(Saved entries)
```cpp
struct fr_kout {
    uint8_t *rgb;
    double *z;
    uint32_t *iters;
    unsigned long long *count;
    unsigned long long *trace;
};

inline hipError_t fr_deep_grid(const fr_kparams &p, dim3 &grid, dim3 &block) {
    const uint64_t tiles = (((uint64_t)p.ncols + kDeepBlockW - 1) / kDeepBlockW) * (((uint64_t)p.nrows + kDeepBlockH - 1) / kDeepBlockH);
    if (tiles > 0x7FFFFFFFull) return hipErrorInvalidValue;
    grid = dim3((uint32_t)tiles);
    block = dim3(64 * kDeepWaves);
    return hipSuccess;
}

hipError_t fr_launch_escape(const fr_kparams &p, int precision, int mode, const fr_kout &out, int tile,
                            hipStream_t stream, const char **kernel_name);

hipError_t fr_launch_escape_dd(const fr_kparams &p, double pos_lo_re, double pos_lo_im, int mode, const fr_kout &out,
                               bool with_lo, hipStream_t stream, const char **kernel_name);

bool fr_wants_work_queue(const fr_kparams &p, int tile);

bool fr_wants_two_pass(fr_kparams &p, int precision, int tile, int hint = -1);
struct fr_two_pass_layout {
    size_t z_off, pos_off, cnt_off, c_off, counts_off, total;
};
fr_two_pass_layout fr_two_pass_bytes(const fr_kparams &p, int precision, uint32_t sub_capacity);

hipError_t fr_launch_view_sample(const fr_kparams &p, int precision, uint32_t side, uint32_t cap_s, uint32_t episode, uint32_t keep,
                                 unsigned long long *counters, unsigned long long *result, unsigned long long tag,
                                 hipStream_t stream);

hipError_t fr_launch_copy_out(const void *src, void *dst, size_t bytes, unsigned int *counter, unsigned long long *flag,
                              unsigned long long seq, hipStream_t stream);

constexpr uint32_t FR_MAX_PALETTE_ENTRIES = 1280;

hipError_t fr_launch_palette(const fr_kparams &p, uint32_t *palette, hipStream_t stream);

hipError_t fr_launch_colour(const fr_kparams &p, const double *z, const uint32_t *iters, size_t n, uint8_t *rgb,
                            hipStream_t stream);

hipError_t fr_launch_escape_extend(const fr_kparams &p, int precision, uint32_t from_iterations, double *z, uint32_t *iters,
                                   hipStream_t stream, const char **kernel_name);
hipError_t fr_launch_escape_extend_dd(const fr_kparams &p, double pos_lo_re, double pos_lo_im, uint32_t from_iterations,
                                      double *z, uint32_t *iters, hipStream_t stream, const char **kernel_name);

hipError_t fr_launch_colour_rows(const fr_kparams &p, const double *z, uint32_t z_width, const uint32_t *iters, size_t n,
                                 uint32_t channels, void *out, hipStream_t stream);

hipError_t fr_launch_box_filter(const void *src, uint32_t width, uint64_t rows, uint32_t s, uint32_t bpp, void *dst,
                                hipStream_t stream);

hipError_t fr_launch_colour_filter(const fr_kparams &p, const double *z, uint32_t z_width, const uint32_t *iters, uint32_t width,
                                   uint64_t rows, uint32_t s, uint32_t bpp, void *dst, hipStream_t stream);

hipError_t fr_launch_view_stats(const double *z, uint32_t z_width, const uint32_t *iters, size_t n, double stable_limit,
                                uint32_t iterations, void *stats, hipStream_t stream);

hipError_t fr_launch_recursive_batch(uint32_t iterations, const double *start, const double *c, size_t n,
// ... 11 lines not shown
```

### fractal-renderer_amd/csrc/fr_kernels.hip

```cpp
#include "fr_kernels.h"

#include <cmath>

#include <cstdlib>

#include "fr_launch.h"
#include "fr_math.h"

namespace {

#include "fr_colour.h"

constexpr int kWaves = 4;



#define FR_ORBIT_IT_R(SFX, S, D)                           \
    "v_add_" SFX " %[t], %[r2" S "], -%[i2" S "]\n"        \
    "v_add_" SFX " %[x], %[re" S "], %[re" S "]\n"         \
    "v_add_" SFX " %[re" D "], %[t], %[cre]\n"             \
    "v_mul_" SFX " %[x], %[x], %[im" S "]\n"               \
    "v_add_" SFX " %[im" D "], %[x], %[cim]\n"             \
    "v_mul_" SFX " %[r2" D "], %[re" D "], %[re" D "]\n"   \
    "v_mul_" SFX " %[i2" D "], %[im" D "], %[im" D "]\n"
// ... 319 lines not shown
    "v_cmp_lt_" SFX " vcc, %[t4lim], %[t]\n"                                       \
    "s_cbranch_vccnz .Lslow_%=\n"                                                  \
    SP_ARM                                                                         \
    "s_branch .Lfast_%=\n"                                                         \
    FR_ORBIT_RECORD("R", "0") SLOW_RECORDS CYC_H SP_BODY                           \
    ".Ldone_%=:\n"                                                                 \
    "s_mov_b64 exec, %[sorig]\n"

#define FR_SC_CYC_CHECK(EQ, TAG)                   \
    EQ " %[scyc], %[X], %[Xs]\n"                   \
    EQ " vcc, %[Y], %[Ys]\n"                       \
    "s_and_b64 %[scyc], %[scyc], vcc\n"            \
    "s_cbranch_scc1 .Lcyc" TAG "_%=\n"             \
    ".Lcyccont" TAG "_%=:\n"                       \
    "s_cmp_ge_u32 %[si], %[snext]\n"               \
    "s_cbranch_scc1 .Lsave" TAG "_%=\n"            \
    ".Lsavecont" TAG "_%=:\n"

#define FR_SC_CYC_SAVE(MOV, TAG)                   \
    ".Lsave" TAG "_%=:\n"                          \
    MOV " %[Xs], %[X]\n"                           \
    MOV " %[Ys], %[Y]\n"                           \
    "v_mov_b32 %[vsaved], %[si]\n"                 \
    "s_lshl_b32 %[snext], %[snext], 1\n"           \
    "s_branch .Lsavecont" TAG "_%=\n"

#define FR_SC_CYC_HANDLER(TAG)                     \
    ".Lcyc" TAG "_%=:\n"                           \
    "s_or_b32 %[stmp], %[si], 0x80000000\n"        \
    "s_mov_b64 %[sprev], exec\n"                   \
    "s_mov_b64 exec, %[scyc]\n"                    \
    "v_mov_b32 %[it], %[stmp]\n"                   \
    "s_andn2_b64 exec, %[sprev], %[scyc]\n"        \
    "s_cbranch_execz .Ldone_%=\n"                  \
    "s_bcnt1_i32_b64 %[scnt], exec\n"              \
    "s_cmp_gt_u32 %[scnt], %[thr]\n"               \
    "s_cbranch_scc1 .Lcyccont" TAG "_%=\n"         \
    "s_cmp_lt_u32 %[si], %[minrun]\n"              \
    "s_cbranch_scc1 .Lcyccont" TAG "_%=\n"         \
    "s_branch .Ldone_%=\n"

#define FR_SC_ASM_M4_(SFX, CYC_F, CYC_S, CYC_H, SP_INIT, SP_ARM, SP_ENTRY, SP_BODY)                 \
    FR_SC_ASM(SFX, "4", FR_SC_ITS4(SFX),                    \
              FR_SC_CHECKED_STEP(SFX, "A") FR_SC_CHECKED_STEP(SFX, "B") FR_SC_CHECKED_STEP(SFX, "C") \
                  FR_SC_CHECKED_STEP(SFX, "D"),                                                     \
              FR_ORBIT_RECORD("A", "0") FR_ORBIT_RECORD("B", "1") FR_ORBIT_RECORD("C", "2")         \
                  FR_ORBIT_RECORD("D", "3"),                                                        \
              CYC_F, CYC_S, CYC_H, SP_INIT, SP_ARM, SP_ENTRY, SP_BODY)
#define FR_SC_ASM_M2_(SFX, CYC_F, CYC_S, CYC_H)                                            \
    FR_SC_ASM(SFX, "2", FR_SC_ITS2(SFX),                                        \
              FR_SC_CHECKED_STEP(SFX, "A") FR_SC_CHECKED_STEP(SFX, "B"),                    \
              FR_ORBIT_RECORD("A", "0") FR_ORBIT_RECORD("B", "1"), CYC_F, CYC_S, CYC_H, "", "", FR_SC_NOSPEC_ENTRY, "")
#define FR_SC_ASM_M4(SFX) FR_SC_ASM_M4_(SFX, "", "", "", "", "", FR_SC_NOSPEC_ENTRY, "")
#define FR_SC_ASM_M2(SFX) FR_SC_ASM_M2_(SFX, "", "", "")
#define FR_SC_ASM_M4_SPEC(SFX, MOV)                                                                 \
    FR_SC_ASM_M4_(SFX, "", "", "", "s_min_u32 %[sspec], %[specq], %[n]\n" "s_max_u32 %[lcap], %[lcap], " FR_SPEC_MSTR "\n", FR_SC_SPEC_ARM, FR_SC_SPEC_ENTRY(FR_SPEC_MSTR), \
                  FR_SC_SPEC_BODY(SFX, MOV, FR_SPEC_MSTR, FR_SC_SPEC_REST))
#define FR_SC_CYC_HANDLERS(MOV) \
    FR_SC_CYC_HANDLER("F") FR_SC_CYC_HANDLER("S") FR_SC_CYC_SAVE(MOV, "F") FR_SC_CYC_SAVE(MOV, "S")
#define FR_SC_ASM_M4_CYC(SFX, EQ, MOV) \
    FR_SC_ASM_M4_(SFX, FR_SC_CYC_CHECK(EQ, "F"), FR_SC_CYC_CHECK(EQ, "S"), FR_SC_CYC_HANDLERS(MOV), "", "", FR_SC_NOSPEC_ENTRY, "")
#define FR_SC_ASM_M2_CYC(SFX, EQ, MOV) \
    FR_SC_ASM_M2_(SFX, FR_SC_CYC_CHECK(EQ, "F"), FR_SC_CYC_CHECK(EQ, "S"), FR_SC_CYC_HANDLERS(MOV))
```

Brief: Check each line of the records for the word "precision", then state how many lines have it, as a number only.

Exercise answer: 5